WATANABE JUNZŌ 渡辺順三, Seikatsu o utau (p. 383)
She’s dirt-poor, and on top of that, has a worthless husband.
Worn thin from keeping house,
my wife nods off for a nap.
binbō na ue ni kayowai otto mochi / setai ni yaseta / tsuma no utatane
CONTEXT: Watanabe Junzō (1894–1972) was born the son of a disenfranchised samurai who found work as a grade-school principal but died when Junzō was just twelve. The family moved to Tokyo, where Junzō began working in a furniture store. In 1923 he opened a printing shop of his own but was never anything but a failure at business. Since his early twenties he had been active in literary circles and published his first collection of tanka—the term used for 5-7-5-7-7 syllables in modern Japan—in 1927. At a time when artistic lineage still meant a great deal, socially and philosophically, he was associated with the disciples of Ishikawa Takuboku (1886–1912), a proponent of socialist engagement. Watanabe himself would go on to be associated with proletarianism in the 1920s and 1930s and the progressive movements of the postwar era.
COMMENT: The history of tanka discourse in the mid-twentieth century resists summary. It was a time when anyone writing in traditional forms had to face questions about their relevance in the modern world, and inevitably there were experiments of all sorts, from the formal to the thematic. Broadly speaking, over time the world of tanka was divided—though seldom neatly or completely—between those who pursued tanka as a hobby, often participating in some sort of club or association under the direction of a master, and those who thought of it as a truly “serious” art form, on a par with free verse. Watanabe is treated as a “serious” poet. In using unconventional lineation (obscuring a traditional 5-7-5-7-7 syllabic structure) he was following the example of Takuboku. The poem here, from his 1927 book Seikatsu o utau (I sing of everyday life), is typical in the way it describes a moment of quotidian languor. Watanabe did not have to exercise his imagination to experience poverty, knowing it firsthand for most of his life. Rather than just himself, however, he often puts his wife in the picture. And another poem, from 1954, “Nihon no chizu” (Map of Japan, p. 390), manages to go beyond personal complaint to social critique.
My poverty—
it began in my parents’ times, and continued on;
it’s like grime that clings to my body, that’s how it seems.

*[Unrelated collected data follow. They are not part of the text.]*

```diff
@@ -601,21 +664,24 @@
         load_rows<R, 0, BLOCK, NT1>(v, v0, vl, t, held);
         __builtin_amdgcn_sched_barrier(0);
         fold_rows<T, R, true>(held, lo, hi);
+    } else {
+        park_tag<BLOCK>(a, ticket, lane_c, t, scratch);
     }
     if (s.last) fold_scalars<T, BLOCK>(a, s, lo, hi);
     const int w = t / kWave;
-    publish_partials<BLOCK>(a, g, tag, lo, hi, t, w, scratch);
+    const uint32_t tag = publish_partials<BLOCK>(a, g, lo, hi, t, w, scratch);
+    trace_entry_flush<BLOCK>(a, g, t, scratch);
     trace_stamp(a, g, 1);
 
     constexpr int W = BLOCK / kWave;
-    if (w == 0) {
+    if (w < kSweepWaves) {
         const uint64_t deadline = wall_clock64() + a.timeout_ticks;
         uint32_t l = 0, h = 0;
-        const bool ok = sweep_chunk(a, s.cl, tag, deadline, l, h, true);
+        const bool ok = sweep_chunk(a, s.cl, tag, w, deadline, l, h, true);
         if (lane_id() == 0) {
-            scratch[2 * W + 1] = ok ? 1u : 0u;
-            scratch[2 * W + 2] = l;
-            scratch[2 * W + 3] = h;
+            if (!ok) scratch[2 * W + 1] = 0u;
+            scratch[2 * W + 2 + 2 * w] = l;
+            scratch[2 * W + 3 + 2 * w] = h;
         }
     }
     __syncthreads();
@@ -625,12 +691,21 @@
         fold_missing_slices<T, BLOCK, true>(a, s.cl, tag, l, h);
         workgroup_umin<BLOCK>(l, h, t, w, scratch);
         if (t == 0) {
-            scratch[2 * W + 2] = l;
-            scratch[2 * W + 3] = h;
+#pragma unroll
+            for (int i = 0; i < kSweepWaves; ++i) {
+                scratch[2 * W + 2 + 2 * i] = l;
+                scratch[2 * W + 3 + 2 * i] = h;
+            }
         }
         __syncthreads();
     }
-    const MinMax m{from_min_space(scratch[2 * W + 2]), from_max_space(scratch[2 * W + 3])};
+    uint32_t cmin = scratch[2 * W + 2], cmax = scratch[2 * W + 3];
+#pragma unroll
+    for (int i = 1; i < kSweepWaves; ++i) {
+        cmin = min(cmin, scratch[2 * W + 2 + 2 * i]);
+        cmax = min(cmax, scratch[2 * W + 3 + 2 * i]);
+    }
+    const MinMax m{from_min_space(cmin), from_max_space(cmax)};
     const QParams q = make_qparams(m.mn, m.mx);
     trace_stamp(a, g, 2);
 
@@ -668,12 +743,14 @@
     const int g = (int)blockIdx.x;
     const int lane_c = g % kResLanes;
 
-    const uint32_t tag = draw_tag<BLOCK>(a, lane_c, t, scratch);
-    trace_stamp(a, g, 0);
+    trace_entry<BLOCK>(a, t, scratch);
+    const uint64_t ticket = draw_ticket(a, lane_c, t);
     if (g >= a.nact * a.bpc) {
+        trace_entry_flush<BLOCK>(a, g, t, scratch);
         let_go_of_slot(a, lane_c, t);
         return;
     }
+    park_tag<BLOCK>(a, ticket, lane_c, t, scratch);
 
     const SliceGeom<T, BLOCK> s(a, g);
     const uint4* __restrict__ v = reinterpret_cast<const uint4*>(s.src + s.j0);
@@ -709,7 +786,8 @@
     }
     if (s.last) fold_scalars<T, BLOCK>(a, s, lo, hi);
     const int w = t / kWave;
-    publish_partials<BLOCK>(a, g, tag, lo, hi, t, w, scratch);
+    const uint32_t tag = publish_partials<BLOCK>(a, g, lo, hi, t, w, scratch);
+    trace_entry_flush<BLOCK>(a, g, t, scratch);
     trace_stamp(a, g, 1);
 
     const MinMax m = exchange_minmax<T, BLOCK, true>(a, s.cl, tag, t, w, scratch);
@@ -845,7 +923,7 @@
 }
 
 static size_t resident_lds_bytes(const ResidentCfg& c) {
-    return (size_t)c.h * c.block * 16 + 16 * ((2 * (c.block / kWave) + 4 + 3) / 4);
+    return (size_t)c.h * c.block * 16 + 16 * ((size_t)(res_scratch_words(c.block) + 3) / 4);
 }
 
 using ResidentKernel = void (*)(ResidentArgs);
```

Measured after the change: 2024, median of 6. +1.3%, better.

binbō wa / oya no dai yori hikitsugite / mi ni tsuku aka no gotoshi to omou
In a capitalist society, the poet hints, poverty is at bottom a matter of lacking capital and is in many cases an inherited state. The reference to the unbathed masses, whose poverty sticks to them like grime—a layer of caked-on dirt that does not yield easily to removal—is a particularly tactile way of expressing what is after all a physical as much as a social state.